HIV-Specific Helper Cells:"Non-Progressors" Spur Progress

HIV-Specific Helper Cells:
"Non-Progressors" Spur Progress

by Jeremy Cherfas

WHAT'S HOT IN BIOLOGY...

Rank	Paper	Citations This Period Sep- Oct 99	Rank Last Period Jul- Aug 99
1	S. F. Altschul, et al., "Gapped BLAST and PSI-BLAST: a new generation of protein database search programs," Nucleic Acids Res., 25(17):3389-3402, 1 September 1997. [NIH, Bethesda, MD; Pennsylvania St. U., University Park] *XU793	190	1
2	F.R. Blattner, et al., "*The complete genome sequence of Escherichia coli* K-12,"** Science, 277(5331):1453-74, 5 September 1997. [U. Wisconsin, Madison; U. Michigan Sch. Med., Ann Arbor; FMC Bioproducts, Rockland, ME; U. Natl. Autonoma Mexico, Moreles] *XV429	73	3
3	F. Kunst, et al., "*The complete genome sequence of the Gram-positive bacterium Bacillus subtilis,"* Nature, 390(6657):249-56, 20 November 1997. [46 institutions worldwide] *YG667	64	7
4	M. Enari, et al., "A caspase-activated DNase that degrades DNA during apoptosis, and its inhibitor ICAD," Nature, 391(6662):43-50, 1 January 1998. [Osaka U. Med. Sch., Japan; Kirin Brewery Co., Kanagawa, Japan; Osaka Biosci. Inst., Japan] *YP888	58	9
5	P. Li, et al., "Cytochrome c and dATP-dependent formation of Apaf-1/Caspase-9 complex initiates an apoptotic protease cascade, " Cell, 91(4):479-89, 14 November 1997. [Howard Hughes Med. Inst., U. Texas Southwest. Med. Ctr., Dallas; Thomas Jefferson U., Philadelphia, PA] YG492	55	4
6	H.-P. Klenk, et al., "*The complete genome sequence of the hyperthermophilic, sulphate-reducing archaeon Archaeoglobus fulgidus,"* Nature, 390(6658):364, 27 November 1997. [Inst. Genomic Res., Rockville, MD; Argonne Natl. Lab., IL; U. Illinois, Champaign-Urbana] *YH549	51	†
7	D.A. Doyle, et al., "Structure of the potassium channel: Molecular basis of K⁺ conduction and selectivity," Science, 280(5360):69-77, 3 April 1998. [Rockefeller U., New York, NY; Howard Hughes Med. Inst., Rockefeller U., NY] *ZF314	48	2
8	D.R. Smith, et al., "Complete genome sequence of Methanobacterium thermoautotrophicum d-H: Functional analysis and comparative genomics," J. Bacteriology, 179(22):7135-55, November 1997. [Genome Therapeutics Corp., Waltham, MA; Howard Hughes Med. Inst., Harvard Med. Sch., Boston. MA; F. Hutchinson Cancer Res. Ctr., Seattle, WA; Ohio State U., Columbus] *YG075	45	†
9	S.R. Datta, et al., "Akt phosphorylation of BAD couples survival signals to the cell-intrinsic death machinery," Cell, 91(2):231-41, 17 October 1997. [Harvard Med. Sch., Boston, MA: Emory U., Atlanta, GA] YC350*	41	10
10	S.T. Cole, et al., "*Deciphering the biology of Mycobacterium tuberculosis* from the complete genome sequence,"** Nature, 393(6685):537, 11 June 1998. [Sanger Ctr., Hinxton, England; Inst. Pasteur, Paris, France; NIAID, NIH, Hamilton, MT; Tech. U. Denmark, Lyngby] *ZT988	40	6

SOURCE: ISI's Hot Papers Database. Read the full legend.
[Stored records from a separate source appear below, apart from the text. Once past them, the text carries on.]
# bjzhb666/GS-LoRA

Measured on AMD Instinct MI355X. Metric: forgetting-step images/sec, ViT-P8S8 d6 112px r=8, higher is better.
Workload: dtype fp16

## Files before the change

gs-lora_amd/csrc/attention.hip:

```cpp
#include <stdlib.h>

#include <algorithm>
#include <type_traits>

#include "gsl_common.h"

using namespace gsl;
#include "gsl_h16.h"
GSL_OPNS_BEGIN

typedef op16x8_t bf16x8_t;
typedef __attribute__((ext_vector_type(4))) float f32x4_t;

constexpr int HD = 64;
constexpr int KLD = 80;
__device__ __forceinline__ int lds_off(int row, int col) { return row * KLD + col; }

union Frag {
  uint4 u;
  uint2 h[2];
  bf16x8_t v;
};

__device__ __forceinline__ f32x4_t mfma16(const bf16x8_t a, const bf16x8_t b, const f32x4_t c) {
// ... 1229 lines not shown
  long ldi, ko, vo;
};
template <typename T>
__device__ __forceinline__ const T* cls_base(const T* qkv, int b, int h, int Tn, int H, int layout, ClsAddr& a) {
  const long ld3 = 3L * H * HD, ld2 = 2L * H * HD;
  if (layout == 1) { a.ldi = HD; a.ko = (long)Tn * HD; a.vo = 2L * Tn * HD; return qkv + (size_t)(b * H + h) * 3 * Tn * HD; }
  if (layout == 2) { a.ldi = ld2; a.ko = 0; a.vo = (long)H * HD; return qkv + (size_t)b * Tn * ld2 + h * HD; }
  a.ldi = ld3; a.ko = (long)H * HD; a.vo = 2L * H * HD;
  return qkv + (size_t)b * Tn * ld3 + h * HD;
}

template <typename T>
__global__ __launch_bounds__(256) void attn_bwd_cls_kernel(const T* __restrict__ qkv, const T* __restrict__ q_cls, const T* __restrict__ o,
                                                           const T* __restrict__ d_o_cls, const float* __restrict__ lse,
                                                           T* __restrict__ dqkv, T* __restrict__ dq_cls, int Tn, int H, float scale, int hm,
                                                           int cls_compact) {
  GSL_OP16_KERNEL_ENTRY();
  __shared__ float q0[HD], g0[HD], red[32][HD];
  __shared__ float sD;
  const int b = blockIdx.x / H, h = blockIdx.x % H;
  const long ldo = (long)H * HD;
  ClsAddr ad;
  const T* qb = cls_base(qkv, b, h, Tn, H, hm, ad);
  const long ldd = (hm == 2 ? 2L : 3L) * H * HD, dko = (hm == 2) ? 0 : (long)H * HD, dvo = dko + (long)H * HD;
  T* db = dqkv + (size_t)b * Tn * ldd + h * HD;
  const int tid = threadIdx.x;
  if (tid < HD) {
    q0[tid] = Elem<T>::ld(hm == 2 ? q_cls + (size_t)b * ldo + h * HD + tid : qb + tid);
    g0[tid] = Elem<T>::ld(d_o_cls + (size_t)b * ldo + h * HD + tid);
    float v = g0[tid] * Elem<T>::ld(o + (size_t)b * (cls_compact ? 1 : Tn) * ldo + h * HD + tid);
    v = wave_sum(v);
    if (tid == 0) sD = v;
  }
  __syncthreads();
  const float D = sD, l0 = lse[((size_t)b * H + h) * (cls_compact ? 1 : Tn)];
  const int grp = tid >> 3, sub = tid & 7;
  float qs[8], gs[8], dq[8];
#pragma unroll
  for (int i = 0; i < 8; ++i) { qs[i] = q0[sub * 8 + i]; gs[i] = g0[sub * 8 + i]; dq[i] = 0.f; }
  for (int j0 = 0; j0 < Tn; j0 += 32) {
    const int j = j0 + grp;
    const bool live = j < Tn;
    const int jc = live ? j : Tn - 1;
    const T* kr = qb + (size_t)jc * ad.ldi + ad.ko + sub * 8;
    const T* vr = qb + (size_t)jc * ad.ldi + ad.vo + sub * 8;
    float kv[8], vv[8];
    Elem<T>::ld4(kr, kv); Elem<T>::ld4(kr + 4, kv + 4);
    Elem<T>::ld4(vr, vv); Elem<T>::ld4(vr + 4, vv + 4);
    float s = 0.f, dp = 0.f;
#pragma unroll
    for (int i = 0; i < 8; ++i) { s = fmaf(qs[i], kv[i], s); dp = fmaf(gs[i], vv[i], dp); }
#pragma unroll
    for (int sh = 1; sh < 8; sh <<= 1) { s += __shfl_xor(s, sh, 64); dp += __shfl_xor(dp, sh, 64); }
    const float p = expf(s * scale - l0);
    const float ds = p * (dp - D) * scale;
    if (live) {
      float a[8], bb[8];
#pragma unroll
      for (int i = 0; i < 8; ++i) { a[i] = ds * qs[i]; bb[i] = p * gs[i]; dq[i] = fmaf(ds, kv[i], dq[i]); }
      T* dk = db + (size_t)j * ldd + dko + sub * 8;
      T* dv = db + (size_t)j * ldd + dvo + sub * 8;
      Elem<T>::st4(dk, a); Elem<T>::st4(dk + 4, a + 4);
      Elem<T>::st4(dv, bb); Elem<T>::st4(dv + 4, bb + 4);
      if (hm != 2 && j > 0) {
        const float z[4] = {0.f, 0.f, 0.f, 0.f};
        Elem<T>::st4(db + (size_t)j * ldd + sub * 8, z); Elem<T>::st4(db + (size_t)j * ldd + sub * 8 + 4, z);
      }
    }
  }
#pragma unroll
  for (int i = 0; i < 8; ++i) red[grp][sub * 8 + i] = dq[i];
  __syncthreads();
  if (tid < HD) {
    float t = 0.f;
#pragma unroll
    for (int g = 0; g < 32; ++g) t += red[g][tid];
    Elem<T>::st(hm == 2 ? dq_cls + (size_t)b * ldo + h * HD + tid : db + tid, t);
  }
}
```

wenty years or so ago, human immunodeficiency virus seemed like a very odd organism. Just outside the Top Ten, at #12, is a paper that casts HIV as just another virus (E.S. Rosenberg, et al., "Vigorous HIV-1 specific CD4⁺ T cell responses associated with control of viremia," Science, 278(5342):1447-50, 21 November 1997; cited 34 times this period). In particular, Bruce Walker and his team at the Partners AIDS Research Center of Massachusetts General Hospital show that the immune system is capable of responding to HIV, and that this response is a very important component of the body's ability to control viremia, the level of virus circulating the blood. "HIV follows the rules that other viruses follow—that's what's so important," Walker tells Science Watch. "It's not something that marches to its own drum. It's doing things in a predictable way."

Walker has spent his research career looking at the immune system correlates of HIV. His is the first group to show a clear association between a virus-specific immune response and the ability to control the virus. The paper demonstrates a clear association between strong responses by cytotoxic cells and by helper cells. "The evolving notion is that people control viremia because they have CD4⁺ cells that provide help to the CD8⁺ cells," Walker explains. "It is the CTL [killer] cells that mediate the control, but they need virus-specific helper cells." The vast majority of HIV-infected people have undetectably low levels of CD4⁺ helper cells. But these cells can be induced.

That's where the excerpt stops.